Stored data entries:
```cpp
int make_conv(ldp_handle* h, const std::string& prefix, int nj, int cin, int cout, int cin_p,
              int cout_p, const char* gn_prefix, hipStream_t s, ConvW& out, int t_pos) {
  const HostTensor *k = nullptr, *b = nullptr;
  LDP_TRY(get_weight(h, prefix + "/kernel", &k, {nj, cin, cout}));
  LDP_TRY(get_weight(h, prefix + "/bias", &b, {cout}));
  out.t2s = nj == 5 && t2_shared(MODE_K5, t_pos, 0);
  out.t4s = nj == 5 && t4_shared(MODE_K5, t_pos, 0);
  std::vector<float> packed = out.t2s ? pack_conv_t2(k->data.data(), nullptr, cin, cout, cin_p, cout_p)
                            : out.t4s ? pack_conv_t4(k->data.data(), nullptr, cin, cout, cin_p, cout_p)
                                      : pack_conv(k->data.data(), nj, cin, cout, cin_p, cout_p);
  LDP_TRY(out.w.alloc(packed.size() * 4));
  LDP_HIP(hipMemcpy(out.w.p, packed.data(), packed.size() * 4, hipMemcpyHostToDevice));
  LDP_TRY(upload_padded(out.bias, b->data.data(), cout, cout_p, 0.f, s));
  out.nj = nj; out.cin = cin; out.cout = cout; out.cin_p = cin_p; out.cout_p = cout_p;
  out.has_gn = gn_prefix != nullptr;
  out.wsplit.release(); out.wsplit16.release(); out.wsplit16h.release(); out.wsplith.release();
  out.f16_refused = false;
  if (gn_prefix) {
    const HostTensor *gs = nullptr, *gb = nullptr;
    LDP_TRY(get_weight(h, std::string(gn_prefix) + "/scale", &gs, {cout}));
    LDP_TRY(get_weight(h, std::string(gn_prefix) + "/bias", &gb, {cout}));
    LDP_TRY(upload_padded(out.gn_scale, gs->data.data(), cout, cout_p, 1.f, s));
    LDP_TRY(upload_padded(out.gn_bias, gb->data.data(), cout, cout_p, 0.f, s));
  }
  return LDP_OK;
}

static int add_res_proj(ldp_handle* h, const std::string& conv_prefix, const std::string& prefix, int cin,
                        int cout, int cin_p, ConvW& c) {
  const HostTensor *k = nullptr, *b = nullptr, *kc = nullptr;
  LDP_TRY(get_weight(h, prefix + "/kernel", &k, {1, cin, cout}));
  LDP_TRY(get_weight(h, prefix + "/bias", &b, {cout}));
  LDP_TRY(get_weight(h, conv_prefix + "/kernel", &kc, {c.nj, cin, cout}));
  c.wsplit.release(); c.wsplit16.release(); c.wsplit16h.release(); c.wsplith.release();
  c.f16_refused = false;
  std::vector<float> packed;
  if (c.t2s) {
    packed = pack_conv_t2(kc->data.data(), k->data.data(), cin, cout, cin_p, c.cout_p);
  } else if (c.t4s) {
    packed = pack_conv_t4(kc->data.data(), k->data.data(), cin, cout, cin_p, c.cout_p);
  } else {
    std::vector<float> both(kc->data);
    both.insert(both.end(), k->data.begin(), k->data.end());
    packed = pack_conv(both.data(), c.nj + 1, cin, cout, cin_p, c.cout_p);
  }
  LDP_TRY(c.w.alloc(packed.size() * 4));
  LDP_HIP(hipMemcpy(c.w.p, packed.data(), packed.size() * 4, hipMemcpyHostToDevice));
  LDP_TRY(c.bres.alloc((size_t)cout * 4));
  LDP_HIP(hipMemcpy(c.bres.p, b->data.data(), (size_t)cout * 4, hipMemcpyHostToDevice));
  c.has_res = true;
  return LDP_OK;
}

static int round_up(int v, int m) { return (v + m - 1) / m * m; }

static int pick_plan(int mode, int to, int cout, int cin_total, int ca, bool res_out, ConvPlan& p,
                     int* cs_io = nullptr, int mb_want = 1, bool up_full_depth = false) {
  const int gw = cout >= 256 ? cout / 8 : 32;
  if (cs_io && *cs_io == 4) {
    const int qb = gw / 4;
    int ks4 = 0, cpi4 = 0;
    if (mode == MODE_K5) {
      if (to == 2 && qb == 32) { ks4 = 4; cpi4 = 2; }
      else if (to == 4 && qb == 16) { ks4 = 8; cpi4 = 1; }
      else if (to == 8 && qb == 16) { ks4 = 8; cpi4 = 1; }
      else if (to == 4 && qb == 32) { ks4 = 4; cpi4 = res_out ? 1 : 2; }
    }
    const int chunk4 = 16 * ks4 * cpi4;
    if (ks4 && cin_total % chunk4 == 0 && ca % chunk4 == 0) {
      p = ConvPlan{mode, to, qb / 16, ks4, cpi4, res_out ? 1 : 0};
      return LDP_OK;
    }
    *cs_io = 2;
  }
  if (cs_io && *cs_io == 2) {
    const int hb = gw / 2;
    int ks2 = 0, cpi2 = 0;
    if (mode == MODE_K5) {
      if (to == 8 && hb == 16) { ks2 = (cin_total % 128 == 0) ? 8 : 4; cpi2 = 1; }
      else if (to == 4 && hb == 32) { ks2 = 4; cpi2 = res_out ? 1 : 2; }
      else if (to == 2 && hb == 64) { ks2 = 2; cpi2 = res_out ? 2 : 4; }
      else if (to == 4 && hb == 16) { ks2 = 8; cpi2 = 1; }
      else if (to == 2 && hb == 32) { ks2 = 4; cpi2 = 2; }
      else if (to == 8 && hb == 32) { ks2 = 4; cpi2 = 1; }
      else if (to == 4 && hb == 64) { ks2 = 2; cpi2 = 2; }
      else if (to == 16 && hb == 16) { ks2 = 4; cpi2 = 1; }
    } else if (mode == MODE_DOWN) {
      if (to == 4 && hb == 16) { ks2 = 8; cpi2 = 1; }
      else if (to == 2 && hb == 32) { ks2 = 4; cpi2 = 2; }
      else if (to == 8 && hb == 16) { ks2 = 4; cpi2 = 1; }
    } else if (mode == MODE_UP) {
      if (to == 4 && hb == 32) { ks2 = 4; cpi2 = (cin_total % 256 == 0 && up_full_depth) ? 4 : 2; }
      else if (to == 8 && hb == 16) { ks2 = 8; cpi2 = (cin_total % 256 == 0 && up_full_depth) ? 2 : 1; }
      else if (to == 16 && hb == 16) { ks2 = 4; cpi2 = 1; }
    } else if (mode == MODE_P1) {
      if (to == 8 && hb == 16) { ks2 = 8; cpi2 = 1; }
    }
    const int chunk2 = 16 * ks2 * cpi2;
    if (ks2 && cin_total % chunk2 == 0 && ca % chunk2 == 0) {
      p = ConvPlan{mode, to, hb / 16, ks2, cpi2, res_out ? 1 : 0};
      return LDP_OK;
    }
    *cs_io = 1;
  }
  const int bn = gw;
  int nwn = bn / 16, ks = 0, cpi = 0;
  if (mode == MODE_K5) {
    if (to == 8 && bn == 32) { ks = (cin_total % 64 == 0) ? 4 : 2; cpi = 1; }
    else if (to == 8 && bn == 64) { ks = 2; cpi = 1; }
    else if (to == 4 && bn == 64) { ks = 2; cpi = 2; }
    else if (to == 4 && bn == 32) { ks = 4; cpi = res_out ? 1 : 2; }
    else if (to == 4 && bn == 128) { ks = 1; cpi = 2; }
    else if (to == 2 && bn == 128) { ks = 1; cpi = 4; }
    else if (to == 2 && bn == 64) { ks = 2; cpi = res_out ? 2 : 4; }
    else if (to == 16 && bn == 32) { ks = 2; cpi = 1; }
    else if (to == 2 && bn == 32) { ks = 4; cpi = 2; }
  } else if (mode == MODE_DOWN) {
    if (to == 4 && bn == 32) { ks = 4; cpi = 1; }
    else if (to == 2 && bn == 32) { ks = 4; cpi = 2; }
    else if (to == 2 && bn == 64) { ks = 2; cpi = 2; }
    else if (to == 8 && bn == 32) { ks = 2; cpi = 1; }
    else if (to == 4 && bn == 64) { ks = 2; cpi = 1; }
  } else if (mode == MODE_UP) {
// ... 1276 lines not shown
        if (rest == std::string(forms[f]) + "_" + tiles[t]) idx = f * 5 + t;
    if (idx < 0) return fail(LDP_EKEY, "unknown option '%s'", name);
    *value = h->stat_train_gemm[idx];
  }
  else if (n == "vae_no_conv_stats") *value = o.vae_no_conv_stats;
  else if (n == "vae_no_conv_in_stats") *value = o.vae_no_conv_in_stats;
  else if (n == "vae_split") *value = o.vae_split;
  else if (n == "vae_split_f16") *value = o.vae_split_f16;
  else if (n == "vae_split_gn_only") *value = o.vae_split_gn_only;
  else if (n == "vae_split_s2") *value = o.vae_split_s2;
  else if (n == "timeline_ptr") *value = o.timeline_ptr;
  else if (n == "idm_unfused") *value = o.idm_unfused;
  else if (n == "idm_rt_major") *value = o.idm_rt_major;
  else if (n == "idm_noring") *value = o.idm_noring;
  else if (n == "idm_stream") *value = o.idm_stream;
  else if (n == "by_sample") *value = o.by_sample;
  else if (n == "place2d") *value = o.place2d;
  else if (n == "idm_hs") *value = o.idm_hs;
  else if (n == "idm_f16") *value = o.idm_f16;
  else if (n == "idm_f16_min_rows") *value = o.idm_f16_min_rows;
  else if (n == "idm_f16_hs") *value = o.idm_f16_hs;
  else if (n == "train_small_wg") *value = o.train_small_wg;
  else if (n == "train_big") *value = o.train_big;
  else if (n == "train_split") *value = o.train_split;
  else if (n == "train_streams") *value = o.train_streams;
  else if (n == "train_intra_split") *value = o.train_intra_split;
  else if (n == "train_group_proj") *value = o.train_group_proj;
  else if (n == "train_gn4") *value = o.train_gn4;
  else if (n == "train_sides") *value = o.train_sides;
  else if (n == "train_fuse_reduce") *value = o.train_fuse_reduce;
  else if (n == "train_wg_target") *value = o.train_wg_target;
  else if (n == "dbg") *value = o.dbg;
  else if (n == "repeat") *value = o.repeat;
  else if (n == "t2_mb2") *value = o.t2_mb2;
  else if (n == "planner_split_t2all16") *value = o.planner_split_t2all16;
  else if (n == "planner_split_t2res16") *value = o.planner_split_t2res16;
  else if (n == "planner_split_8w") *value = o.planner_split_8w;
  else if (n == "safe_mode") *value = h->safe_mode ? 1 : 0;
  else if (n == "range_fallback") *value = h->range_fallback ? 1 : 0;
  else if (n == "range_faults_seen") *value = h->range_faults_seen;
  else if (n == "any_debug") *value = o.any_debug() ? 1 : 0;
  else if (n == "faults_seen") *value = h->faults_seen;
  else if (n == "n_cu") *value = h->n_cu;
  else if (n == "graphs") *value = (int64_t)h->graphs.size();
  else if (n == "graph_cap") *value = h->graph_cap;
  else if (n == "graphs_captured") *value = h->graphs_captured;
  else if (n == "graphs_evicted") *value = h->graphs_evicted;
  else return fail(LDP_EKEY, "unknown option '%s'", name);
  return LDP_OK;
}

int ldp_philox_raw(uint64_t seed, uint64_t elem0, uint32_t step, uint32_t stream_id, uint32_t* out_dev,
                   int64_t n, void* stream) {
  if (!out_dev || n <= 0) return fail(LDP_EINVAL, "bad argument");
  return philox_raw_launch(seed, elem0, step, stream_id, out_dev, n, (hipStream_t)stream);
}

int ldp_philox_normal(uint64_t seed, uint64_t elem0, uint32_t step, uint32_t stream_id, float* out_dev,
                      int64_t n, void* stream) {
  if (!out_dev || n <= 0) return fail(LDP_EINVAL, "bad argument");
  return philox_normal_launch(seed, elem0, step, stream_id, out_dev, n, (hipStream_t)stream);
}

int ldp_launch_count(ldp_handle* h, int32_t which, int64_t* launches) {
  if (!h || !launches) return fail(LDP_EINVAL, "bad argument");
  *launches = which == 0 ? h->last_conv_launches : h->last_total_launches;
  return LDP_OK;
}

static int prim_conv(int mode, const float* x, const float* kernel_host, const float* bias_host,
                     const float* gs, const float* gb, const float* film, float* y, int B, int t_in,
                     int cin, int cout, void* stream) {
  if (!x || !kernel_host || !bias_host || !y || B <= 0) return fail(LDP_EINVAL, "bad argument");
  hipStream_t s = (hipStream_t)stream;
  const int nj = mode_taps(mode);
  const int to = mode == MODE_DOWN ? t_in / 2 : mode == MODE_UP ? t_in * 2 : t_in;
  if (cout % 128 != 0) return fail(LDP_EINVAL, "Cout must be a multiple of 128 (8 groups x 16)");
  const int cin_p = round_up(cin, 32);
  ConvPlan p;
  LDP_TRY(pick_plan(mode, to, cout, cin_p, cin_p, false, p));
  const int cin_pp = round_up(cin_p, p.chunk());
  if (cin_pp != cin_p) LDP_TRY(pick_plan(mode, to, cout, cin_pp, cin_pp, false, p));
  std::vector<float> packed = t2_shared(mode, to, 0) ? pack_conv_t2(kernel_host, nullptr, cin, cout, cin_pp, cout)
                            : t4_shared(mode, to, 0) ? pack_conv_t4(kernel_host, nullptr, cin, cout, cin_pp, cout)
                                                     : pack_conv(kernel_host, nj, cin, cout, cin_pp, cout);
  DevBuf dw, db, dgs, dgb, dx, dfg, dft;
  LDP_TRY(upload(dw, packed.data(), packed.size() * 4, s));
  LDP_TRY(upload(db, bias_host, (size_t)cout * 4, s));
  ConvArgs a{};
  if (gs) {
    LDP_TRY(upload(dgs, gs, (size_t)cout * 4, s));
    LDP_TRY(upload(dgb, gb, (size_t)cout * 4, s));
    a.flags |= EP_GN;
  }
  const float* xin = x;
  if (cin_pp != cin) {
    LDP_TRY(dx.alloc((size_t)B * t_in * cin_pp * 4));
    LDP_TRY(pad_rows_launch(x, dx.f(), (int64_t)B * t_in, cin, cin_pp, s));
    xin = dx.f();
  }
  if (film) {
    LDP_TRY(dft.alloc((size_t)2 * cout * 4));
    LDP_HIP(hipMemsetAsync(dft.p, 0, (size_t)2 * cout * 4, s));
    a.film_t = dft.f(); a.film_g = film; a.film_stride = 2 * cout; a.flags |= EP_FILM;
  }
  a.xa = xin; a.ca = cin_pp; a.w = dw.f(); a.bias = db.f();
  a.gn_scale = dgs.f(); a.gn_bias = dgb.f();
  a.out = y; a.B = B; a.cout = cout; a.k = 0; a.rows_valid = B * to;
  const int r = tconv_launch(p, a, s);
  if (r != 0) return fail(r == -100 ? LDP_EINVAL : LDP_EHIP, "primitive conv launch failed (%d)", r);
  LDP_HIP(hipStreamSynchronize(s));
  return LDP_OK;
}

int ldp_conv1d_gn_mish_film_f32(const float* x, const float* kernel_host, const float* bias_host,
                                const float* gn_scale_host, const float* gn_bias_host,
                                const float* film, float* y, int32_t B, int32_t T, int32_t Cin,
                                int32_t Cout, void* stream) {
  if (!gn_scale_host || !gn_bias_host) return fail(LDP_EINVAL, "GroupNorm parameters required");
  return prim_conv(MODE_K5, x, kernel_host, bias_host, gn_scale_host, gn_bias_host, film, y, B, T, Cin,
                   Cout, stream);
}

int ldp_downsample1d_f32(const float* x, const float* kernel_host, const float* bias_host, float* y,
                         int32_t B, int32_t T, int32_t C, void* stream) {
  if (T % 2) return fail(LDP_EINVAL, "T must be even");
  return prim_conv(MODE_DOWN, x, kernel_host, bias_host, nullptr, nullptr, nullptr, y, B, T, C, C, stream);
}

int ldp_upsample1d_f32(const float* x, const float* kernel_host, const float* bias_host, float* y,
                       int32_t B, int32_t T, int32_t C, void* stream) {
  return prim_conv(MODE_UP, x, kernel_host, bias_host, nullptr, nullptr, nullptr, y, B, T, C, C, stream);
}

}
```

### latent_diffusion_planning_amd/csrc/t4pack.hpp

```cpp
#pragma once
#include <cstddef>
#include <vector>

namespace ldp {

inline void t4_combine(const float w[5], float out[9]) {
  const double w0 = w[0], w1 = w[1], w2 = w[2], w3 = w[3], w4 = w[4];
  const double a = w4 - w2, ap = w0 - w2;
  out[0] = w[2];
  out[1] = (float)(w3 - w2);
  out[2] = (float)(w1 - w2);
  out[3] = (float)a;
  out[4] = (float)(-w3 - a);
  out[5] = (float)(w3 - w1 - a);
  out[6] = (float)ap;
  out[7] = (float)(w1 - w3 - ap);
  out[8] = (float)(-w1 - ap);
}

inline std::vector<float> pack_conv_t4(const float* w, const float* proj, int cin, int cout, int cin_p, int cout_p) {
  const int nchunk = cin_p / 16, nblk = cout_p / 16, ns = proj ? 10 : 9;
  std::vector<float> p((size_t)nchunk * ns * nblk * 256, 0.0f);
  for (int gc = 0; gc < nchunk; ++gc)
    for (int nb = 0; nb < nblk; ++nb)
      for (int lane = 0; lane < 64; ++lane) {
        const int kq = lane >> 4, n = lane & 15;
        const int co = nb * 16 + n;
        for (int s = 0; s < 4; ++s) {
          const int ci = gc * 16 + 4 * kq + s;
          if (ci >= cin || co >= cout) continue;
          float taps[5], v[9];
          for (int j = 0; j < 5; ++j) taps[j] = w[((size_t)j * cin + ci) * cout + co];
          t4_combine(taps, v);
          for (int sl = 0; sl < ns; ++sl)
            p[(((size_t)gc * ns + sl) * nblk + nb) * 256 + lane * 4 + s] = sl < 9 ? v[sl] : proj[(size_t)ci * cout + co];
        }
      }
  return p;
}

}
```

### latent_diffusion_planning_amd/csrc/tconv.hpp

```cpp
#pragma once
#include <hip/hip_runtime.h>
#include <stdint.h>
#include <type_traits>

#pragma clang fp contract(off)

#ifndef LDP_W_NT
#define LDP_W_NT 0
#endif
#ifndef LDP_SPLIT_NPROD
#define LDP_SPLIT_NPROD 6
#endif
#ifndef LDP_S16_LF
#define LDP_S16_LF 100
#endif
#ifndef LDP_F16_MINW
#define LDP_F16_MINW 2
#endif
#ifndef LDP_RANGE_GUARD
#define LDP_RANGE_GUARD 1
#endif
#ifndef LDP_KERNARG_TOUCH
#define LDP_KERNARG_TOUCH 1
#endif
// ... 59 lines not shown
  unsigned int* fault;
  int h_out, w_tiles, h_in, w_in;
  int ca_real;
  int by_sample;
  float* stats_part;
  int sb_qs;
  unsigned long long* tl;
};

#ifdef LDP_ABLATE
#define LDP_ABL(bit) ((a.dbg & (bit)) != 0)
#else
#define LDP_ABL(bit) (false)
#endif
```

▶ YOUR GOAL: Lines that hold "bres" are the ones to copy, so pick each out from the data.

▶ EXERCISE RESULT:
  LDP_TRY(c.bres.alloc((size_t)cout * 4));
  LDP_HIP(hipMemcpy(c.bres.p, b->data.data(), (size_t)cout * 4, hipMemcpyHostToDevice));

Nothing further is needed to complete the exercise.